## WHAT TO WORK ON
All that should be output is the block of lines below from the line with "g, _ = ctx.ln.f32_params()" to the line with "stats, grad_buffer(ctx.ln.weight), grad_buffer(ctx.ln.bias))", both included, exactly as written.

═══ RECORDS FOR THE EXERCISE ═══

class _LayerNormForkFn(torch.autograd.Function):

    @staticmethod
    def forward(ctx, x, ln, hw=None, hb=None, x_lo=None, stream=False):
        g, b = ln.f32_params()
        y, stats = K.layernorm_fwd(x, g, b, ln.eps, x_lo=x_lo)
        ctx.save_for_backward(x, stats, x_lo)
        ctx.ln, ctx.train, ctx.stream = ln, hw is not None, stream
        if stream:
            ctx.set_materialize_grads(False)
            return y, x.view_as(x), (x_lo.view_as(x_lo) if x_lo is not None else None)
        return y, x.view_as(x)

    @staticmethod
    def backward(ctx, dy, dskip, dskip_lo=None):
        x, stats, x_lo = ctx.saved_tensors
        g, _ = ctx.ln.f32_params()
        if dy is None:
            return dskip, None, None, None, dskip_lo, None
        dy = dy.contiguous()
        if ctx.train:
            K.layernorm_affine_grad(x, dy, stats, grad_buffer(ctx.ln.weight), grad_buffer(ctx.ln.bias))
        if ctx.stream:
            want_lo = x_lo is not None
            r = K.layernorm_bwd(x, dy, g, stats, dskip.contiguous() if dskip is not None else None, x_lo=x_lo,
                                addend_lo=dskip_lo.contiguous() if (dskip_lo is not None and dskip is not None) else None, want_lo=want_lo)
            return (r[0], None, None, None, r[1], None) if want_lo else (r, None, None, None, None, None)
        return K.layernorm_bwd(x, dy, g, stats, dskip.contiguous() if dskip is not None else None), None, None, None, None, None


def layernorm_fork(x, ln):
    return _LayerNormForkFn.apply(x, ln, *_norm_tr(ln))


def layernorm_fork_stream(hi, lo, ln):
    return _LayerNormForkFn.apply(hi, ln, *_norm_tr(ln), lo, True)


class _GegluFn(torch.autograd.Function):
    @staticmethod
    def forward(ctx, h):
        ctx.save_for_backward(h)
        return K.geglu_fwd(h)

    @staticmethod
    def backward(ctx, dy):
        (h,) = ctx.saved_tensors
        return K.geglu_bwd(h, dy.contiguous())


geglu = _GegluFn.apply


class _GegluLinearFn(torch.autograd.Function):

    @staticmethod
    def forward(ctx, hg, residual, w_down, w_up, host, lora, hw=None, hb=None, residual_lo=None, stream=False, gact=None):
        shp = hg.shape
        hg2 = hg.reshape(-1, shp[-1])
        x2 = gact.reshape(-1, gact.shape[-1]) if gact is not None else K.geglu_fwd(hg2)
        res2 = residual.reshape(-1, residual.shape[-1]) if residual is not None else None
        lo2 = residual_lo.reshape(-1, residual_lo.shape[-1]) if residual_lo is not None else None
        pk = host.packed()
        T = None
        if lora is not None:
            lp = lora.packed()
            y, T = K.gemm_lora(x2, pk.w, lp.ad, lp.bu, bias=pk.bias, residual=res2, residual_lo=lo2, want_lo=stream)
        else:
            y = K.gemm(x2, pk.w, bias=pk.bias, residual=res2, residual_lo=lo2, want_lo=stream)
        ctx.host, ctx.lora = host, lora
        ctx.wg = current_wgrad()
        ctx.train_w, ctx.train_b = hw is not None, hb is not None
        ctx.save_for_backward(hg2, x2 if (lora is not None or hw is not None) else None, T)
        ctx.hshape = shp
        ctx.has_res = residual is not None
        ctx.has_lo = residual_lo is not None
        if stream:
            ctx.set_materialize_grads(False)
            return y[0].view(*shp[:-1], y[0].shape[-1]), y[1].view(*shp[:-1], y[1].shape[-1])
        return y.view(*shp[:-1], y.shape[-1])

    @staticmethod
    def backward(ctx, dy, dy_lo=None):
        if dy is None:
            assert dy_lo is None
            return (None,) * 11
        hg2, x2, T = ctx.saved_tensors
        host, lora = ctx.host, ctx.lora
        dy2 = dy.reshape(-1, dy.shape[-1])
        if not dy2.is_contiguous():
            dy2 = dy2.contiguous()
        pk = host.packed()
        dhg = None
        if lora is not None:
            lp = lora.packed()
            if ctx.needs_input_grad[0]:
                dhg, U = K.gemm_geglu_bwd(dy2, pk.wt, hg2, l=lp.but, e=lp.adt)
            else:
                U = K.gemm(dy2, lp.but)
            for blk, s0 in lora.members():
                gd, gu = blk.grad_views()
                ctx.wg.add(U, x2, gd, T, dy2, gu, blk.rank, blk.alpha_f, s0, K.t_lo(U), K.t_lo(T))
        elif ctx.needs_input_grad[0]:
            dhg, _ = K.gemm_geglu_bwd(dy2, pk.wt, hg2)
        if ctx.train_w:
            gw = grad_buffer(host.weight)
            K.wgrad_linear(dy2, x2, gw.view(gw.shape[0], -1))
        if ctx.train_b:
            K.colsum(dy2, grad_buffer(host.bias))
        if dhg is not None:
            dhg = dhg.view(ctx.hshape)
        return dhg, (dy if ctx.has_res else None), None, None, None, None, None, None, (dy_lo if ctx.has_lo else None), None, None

═══
═══ RECORDS FOR THE EXERCISE ═══

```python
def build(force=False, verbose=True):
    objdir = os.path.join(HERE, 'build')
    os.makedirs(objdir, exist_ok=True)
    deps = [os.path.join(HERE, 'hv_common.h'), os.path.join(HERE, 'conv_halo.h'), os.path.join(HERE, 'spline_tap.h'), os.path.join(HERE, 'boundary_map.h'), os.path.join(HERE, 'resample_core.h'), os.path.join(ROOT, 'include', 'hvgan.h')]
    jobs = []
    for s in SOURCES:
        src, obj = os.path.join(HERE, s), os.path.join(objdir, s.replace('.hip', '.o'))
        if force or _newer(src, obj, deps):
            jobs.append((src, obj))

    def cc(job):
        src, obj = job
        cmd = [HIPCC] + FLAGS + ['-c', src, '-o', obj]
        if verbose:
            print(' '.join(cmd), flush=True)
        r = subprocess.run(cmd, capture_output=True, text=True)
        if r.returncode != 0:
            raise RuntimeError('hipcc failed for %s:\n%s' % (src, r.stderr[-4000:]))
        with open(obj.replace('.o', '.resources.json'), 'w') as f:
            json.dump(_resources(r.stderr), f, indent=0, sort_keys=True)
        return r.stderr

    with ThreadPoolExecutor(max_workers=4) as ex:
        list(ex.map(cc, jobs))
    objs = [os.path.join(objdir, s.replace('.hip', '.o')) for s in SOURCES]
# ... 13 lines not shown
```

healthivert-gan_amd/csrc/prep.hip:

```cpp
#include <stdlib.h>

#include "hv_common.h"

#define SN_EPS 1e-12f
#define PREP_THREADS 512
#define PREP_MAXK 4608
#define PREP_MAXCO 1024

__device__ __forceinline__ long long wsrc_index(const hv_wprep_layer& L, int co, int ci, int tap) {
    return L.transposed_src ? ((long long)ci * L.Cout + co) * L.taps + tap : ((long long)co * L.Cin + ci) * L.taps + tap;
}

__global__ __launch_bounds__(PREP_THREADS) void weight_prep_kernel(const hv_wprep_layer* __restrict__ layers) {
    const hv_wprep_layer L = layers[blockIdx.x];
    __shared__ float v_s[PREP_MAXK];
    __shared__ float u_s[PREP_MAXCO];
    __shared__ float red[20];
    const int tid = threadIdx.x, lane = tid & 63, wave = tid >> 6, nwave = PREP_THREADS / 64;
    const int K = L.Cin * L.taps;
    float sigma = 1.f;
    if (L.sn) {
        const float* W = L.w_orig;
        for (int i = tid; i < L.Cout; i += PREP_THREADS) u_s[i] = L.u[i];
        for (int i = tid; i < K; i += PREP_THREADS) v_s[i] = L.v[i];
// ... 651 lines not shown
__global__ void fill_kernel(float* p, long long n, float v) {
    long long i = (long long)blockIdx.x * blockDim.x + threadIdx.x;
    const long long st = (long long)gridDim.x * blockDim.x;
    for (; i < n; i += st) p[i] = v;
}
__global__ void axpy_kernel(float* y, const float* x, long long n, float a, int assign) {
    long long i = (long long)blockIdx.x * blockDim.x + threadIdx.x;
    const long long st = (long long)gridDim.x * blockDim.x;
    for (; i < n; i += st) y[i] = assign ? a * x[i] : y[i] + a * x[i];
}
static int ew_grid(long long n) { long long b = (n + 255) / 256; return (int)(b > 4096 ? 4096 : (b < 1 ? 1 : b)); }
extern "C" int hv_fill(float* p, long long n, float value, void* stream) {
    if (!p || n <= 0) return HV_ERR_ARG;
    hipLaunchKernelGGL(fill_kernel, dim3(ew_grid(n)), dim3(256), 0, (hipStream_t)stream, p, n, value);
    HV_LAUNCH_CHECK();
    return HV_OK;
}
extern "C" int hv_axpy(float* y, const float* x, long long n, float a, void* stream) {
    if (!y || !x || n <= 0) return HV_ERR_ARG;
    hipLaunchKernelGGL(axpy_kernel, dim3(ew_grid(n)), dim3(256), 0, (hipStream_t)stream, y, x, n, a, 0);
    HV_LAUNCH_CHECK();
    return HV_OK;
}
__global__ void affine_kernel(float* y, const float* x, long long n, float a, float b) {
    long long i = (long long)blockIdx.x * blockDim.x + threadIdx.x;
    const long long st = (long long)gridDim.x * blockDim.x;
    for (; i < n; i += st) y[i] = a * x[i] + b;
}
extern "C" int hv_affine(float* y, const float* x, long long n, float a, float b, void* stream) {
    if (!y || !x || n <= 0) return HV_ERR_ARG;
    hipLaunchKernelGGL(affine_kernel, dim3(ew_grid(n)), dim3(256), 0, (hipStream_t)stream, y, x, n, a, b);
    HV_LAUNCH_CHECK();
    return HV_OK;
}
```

═══

## REPLY TO THE TASK
        g, _ = ctx.ln.f32_params()
        if dy is None:
            return dskip, None, None, None, dskip_lo, None
        dy = dy.contiguous()
        if ctx.train:
            K.layernorm_affine_grad(x, dy, stats, grad_buffer(ctx.ln.weight), grad_buffer(ctx.ln.bias))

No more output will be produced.